▶ **WORK REQUEST**
If a line of the records contains the word "undef", list it.

------------------------------------------------

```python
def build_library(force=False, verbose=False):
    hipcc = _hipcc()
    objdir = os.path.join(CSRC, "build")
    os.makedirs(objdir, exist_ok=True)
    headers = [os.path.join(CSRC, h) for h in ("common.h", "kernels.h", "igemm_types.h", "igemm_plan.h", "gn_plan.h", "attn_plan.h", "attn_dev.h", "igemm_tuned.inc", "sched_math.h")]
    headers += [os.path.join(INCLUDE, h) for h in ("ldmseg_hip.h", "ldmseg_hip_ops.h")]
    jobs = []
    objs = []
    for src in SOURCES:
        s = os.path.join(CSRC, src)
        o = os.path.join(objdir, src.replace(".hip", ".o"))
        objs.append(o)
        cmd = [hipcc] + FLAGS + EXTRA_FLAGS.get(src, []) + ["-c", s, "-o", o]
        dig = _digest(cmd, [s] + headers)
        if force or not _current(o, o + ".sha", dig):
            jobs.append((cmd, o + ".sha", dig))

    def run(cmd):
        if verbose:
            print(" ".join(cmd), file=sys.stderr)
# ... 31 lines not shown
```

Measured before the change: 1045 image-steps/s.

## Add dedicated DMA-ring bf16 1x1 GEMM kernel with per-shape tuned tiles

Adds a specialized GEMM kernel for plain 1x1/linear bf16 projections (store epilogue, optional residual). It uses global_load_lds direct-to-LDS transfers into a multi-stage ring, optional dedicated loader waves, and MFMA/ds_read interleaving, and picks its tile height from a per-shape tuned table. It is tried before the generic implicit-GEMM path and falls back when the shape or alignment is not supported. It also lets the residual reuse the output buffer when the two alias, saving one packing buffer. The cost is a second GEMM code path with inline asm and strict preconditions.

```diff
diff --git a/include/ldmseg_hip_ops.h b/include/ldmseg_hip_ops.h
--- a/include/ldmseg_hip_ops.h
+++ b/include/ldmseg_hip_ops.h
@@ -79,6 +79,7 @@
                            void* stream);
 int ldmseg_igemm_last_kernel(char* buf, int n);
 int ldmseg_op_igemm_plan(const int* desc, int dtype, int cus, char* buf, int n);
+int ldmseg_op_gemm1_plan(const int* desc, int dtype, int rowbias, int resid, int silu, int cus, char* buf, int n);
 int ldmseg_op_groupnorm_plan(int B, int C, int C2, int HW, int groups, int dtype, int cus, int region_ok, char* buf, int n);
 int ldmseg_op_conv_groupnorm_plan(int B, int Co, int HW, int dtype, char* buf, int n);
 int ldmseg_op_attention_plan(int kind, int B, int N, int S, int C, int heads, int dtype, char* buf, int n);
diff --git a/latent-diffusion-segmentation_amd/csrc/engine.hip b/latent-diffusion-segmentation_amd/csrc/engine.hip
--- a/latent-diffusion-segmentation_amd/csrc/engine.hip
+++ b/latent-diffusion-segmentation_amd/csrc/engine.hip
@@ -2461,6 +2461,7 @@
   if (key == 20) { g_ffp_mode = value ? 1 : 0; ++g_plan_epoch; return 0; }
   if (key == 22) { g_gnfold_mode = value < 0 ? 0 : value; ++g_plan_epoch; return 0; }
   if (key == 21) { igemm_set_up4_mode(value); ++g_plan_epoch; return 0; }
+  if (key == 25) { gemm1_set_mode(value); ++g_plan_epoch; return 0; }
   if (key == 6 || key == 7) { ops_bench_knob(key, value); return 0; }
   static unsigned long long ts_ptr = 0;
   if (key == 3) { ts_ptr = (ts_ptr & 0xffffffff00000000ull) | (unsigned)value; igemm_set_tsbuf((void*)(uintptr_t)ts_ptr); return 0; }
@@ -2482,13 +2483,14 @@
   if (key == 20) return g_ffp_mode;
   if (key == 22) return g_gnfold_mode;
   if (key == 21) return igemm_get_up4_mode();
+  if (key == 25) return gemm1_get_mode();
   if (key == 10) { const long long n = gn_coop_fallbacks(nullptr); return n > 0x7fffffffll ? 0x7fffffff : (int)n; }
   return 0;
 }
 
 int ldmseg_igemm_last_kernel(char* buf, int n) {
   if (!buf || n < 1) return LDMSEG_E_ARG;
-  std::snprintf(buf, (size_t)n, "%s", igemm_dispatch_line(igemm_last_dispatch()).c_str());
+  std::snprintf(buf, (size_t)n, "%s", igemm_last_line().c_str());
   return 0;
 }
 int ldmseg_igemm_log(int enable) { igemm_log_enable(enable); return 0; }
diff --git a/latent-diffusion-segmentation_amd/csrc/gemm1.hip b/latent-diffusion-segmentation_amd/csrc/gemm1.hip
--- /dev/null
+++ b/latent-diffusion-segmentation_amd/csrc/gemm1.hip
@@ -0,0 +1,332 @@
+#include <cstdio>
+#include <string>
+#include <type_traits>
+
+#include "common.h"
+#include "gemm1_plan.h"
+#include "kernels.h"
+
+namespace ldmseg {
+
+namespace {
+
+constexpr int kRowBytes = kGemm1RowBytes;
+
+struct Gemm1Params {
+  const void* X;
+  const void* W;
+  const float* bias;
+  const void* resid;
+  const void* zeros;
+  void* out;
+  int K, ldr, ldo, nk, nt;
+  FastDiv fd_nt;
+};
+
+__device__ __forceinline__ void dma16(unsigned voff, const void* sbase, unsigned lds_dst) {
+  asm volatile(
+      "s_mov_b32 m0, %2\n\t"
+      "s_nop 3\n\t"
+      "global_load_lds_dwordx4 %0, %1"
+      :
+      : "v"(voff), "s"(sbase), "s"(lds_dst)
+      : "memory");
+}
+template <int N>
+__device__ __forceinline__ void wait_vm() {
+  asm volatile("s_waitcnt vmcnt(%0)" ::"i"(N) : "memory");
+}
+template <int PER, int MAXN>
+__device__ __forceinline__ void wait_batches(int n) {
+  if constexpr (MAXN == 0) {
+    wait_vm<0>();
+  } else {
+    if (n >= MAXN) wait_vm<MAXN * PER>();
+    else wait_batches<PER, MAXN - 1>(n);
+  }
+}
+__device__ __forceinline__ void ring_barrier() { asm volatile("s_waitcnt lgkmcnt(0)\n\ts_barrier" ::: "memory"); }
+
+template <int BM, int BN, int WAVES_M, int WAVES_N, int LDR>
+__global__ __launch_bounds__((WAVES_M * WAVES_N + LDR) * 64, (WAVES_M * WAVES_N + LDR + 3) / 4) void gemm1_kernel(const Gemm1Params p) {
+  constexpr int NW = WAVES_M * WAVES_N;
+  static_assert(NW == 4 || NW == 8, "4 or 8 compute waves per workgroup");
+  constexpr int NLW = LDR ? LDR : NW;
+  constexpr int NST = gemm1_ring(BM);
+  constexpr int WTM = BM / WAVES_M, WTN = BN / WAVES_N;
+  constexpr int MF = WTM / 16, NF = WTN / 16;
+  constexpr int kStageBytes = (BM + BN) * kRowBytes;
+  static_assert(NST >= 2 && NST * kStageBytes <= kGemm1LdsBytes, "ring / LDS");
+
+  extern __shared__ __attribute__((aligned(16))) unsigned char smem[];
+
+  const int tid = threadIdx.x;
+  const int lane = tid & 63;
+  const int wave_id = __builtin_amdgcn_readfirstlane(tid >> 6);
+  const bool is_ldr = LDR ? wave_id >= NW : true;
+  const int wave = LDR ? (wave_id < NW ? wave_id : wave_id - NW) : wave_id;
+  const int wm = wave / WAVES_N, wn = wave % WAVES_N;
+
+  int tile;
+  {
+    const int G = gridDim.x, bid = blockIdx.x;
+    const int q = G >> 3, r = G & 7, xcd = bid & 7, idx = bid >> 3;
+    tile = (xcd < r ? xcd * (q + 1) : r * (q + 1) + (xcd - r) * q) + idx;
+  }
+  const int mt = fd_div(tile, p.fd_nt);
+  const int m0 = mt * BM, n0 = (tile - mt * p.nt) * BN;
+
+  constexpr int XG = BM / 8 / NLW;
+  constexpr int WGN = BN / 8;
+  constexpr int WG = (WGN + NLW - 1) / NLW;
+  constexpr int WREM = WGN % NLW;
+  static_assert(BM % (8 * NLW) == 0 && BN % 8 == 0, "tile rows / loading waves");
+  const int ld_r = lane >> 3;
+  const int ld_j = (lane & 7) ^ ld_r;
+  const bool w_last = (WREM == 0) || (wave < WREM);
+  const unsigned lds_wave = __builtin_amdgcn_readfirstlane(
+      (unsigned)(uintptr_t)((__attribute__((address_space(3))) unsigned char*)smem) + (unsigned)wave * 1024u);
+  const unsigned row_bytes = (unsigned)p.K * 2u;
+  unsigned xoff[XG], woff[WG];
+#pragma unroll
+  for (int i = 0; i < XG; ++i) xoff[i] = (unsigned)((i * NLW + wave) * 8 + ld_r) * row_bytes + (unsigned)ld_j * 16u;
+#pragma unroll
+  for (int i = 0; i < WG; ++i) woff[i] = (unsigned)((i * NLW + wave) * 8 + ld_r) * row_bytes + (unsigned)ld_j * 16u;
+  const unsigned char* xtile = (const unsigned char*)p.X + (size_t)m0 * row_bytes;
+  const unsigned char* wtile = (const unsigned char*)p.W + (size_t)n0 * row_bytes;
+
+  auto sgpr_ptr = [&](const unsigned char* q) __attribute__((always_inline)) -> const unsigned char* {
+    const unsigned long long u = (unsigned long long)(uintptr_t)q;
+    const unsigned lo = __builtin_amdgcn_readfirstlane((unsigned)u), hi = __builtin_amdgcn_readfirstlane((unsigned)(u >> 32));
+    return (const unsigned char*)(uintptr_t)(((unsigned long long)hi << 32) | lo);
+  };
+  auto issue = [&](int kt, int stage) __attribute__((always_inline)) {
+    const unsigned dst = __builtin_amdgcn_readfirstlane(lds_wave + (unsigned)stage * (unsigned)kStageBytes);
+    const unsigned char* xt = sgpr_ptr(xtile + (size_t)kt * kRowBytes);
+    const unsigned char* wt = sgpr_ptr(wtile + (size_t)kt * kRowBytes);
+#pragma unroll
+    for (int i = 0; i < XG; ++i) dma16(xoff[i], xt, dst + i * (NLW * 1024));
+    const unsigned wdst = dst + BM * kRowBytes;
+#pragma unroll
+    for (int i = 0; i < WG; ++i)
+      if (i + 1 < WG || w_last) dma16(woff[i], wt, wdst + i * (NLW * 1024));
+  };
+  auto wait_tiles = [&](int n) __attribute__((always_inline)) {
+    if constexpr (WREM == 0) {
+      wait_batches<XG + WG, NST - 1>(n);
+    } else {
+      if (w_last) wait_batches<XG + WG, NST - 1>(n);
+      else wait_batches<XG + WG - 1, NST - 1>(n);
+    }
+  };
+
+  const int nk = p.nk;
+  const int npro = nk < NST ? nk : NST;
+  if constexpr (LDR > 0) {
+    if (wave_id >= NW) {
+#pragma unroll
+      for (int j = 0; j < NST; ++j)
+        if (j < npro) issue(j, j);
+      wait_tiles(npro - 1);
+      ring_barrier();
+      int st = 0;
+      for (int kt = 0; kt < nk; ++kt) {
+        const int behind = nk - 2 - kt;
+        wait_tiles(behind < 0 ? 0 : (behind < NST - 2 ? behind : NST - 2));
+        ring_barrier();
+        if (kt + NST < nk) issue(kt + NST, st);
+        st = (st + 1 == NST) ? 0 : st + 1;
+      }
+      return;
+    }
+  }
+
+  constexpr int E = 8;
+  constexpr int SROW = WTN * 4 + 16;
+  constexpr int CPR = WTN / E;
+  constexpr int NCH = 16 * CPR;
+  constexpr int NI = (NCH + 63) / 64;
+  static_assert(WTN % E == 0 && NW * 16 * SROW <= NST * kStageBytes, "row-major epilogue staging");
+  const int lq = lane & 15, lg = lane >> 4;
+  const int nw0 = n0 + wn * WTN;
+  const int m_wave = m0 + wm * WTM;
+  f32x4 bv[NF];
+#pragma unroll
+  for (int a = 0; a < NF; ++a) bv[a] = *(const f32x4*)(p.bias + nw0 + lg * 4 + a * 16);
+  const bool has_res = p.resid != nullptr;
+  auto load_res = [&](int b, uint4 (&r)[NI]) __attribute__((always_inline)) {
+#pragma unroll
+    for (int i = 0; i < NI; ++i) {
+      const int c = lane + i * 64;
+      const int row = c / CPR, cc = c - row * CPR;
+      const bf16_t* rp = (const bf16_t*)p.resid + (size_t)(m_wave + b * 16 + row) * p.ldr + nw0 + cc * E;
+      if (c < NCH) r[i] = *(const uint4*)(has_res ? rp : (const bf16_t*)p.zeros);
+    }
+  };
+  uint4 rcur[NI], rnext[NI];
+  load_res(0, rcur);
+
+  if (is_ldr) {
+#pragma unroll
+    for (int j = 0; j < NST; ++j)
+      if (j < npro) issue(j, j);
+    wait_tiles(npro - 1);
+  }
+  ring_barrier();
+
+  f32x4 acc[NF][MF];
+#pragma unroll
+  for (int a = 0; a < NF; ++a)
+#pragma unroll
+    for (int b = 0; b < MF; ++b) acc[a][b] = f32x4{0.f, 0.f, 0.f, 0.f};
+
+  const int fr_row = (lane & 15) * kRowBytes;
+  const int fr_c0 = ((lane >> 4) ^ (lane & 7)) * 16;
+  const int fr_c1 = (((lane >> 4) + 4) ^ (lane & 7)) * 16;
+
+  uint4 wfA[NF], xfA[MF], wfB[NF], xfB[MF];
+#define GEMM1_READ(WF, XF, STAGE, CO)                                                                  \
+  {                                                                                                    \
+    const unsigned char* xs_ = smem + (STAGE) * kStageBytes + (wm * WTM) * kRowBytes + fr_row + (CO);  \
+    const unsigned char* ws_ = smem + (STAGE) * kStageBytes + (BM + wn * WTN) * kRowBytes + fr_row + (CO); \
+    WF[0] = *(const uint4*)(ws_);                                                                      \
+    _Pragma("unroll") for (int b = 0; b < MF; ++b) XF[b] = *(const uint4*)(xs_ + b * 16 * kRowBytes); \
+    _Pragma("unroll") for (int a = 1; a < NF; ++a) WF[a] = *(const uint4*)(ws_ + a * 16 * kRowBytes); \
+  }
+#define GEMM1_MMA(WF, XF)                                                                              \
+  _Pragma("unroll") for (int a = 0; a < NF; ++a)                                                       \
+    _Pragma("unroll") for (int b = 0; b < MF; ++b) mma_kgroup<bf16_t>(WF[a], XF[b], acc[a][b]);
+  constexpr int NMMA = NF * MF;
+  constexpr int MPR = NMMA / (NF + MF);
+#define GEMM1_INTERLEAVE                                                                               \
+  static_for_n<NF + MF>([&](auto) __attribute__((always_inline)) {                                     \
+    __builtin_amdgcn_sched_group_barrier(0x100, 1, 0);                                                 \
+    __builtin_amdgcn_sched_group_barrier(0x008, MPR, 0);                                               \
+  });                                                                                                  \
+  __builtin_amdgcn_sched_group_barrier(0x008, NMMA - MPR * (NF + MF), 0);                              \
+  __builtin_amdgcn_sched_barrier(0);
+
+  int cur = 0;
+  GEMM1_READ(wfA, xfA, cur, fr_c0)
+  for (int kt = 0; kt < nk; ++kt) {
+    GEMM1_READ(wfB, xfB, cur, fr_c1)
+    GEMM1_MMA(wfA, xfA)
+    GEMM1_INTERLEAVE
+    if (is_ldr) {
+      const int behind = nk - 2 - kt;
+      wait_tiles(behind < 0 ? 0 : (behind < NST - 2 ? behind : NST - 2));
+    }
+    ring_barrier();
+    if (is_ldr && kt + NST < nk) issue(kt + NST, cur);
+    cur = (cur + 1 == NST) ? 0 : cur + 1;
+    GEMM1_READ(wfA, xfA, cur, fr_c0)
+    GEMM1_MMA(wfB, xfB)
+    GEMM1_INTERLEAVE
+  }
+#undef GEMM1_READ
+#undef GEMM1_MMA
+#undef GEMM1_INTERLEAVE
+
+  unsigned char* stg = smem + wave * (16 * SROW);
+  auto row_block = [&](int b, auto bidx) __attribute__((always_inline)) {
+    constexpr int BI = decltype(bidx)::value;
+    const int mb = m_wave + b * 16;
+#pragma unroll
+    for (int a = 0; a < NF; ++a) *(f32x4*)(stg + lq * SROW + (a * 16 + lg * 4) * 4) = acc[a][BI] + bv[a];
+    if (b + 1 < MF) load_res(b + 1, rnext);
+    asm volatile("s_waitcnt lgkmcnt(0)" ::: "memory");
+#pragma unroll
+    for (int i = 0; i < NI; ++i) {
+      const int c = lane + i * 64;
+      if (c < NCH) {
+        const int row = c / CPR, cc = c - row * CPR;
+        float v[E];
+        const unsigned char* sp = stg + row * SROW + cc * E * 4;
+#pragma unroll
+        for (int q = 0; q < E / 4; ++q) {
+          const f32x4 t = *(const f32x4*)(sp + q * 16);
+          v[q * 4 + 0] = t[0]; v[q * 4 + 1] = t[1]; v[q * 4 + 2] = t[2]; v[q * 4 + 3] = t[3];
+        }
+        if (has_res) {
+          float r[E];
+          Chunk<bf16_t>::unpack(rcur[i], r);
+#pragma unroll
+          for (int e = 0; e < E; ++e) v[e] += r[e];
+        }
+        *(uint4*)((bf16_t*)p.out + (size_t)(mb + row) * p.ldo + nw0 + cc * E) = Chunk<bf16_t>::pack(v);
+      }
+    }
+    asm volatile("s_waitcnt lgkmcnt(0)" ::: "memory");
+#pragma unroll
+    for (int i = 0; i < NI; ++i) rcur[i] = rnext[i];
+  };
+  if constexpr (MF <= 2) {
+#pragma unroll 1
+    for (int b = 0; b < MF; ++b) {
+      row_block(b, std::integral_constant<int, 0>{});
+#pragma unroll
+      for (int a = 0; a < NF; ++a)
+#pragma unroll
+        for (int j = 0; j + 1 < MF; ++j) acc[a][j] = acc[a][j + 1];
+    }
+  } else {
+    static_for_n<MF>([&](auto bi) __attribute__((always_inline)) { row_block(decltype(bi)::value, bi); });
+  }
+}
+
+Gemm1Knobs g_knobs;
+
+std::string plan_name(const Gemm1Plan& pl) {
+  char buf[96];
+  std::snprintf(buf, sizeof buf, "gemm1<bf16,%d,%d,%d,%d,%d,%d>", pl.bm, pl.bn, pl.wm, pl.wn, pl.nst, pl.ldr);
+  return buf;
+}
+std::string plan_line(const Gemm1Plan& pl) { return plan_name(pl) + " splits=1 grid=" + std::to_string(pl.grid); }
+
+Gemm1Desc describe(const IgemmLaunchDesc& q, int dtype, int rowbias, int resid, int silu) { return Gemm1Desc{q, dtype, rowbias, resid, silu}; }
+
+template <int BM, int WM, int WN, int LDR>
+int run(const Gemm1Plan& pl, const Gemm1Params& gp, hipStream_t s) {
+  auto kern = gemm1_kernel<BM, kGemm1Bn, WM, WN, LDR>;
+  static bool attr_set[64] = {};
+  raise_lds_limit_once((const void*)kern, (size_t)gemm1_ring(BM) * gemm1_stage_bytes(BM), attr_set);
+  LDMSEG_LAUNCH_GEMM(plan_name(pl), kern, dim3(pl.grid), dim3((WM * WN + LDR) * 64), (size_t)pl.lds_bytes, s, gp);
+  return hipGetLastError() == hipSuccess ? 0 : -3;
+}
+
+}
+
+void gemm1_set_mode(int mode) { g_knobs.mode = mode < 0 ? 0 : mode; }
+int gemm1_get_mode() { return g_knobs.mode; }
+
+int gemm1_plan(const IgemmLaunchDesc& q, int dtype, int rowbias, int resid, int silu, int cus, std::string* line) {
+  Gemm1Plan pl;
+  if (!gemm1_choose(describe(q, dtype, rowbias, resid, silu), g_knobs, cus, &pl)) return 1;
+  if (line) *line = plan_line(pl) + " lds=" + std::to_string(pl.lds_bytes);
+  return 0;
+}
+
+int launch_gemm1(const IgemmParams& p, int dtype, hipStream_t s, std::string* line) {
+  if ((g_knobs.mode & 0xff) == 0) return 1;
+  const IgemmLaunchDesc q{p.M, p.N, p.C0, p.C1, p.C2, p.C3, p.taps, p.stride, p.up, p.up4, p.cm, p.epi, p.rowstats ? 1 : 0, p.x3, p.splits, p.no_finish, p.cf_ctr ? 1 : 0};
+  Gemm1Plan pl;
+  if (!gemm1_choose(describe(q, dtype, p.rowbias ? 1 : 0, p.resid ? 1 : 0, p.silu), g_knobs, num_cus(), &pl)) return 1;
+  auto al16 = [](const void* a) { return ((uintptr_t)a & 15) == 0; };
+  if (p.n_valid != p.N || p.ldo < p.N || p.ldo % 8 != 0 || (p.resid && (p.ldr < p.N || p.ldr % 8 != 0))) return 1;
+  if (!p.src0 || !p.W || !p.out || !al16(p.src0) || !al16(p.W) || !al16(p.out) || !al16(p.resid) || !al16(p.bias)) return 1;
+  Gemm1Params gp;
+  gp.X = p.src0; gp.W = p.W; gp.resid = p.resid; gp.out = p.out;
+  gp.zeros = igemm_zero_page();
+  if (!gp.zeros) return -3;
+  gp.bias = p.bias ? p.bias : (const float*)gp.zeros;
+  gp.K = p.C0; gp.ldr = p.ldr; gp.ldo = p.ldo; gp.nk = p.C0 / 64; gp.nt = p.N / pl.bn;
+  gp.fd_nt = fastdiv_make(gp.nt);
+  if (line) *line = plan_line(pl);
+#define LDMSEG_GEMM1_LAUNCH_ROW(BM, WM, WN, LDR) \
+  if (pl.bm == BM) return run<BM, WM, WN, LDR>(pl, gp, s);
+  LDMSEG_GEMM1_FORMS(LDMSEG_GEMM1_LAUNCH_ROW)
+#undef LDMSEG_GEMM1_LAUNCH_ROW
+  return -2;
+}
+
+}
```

------------------------------------------------

▶ **THE COMPLETED TASK**
+#undef GEMM1_READ
+#undef GEMM1_MMA
+#undef GEMM1_INTERLEAVE
+#undef LDMSEG_GEMM1_LAUNCH_ROW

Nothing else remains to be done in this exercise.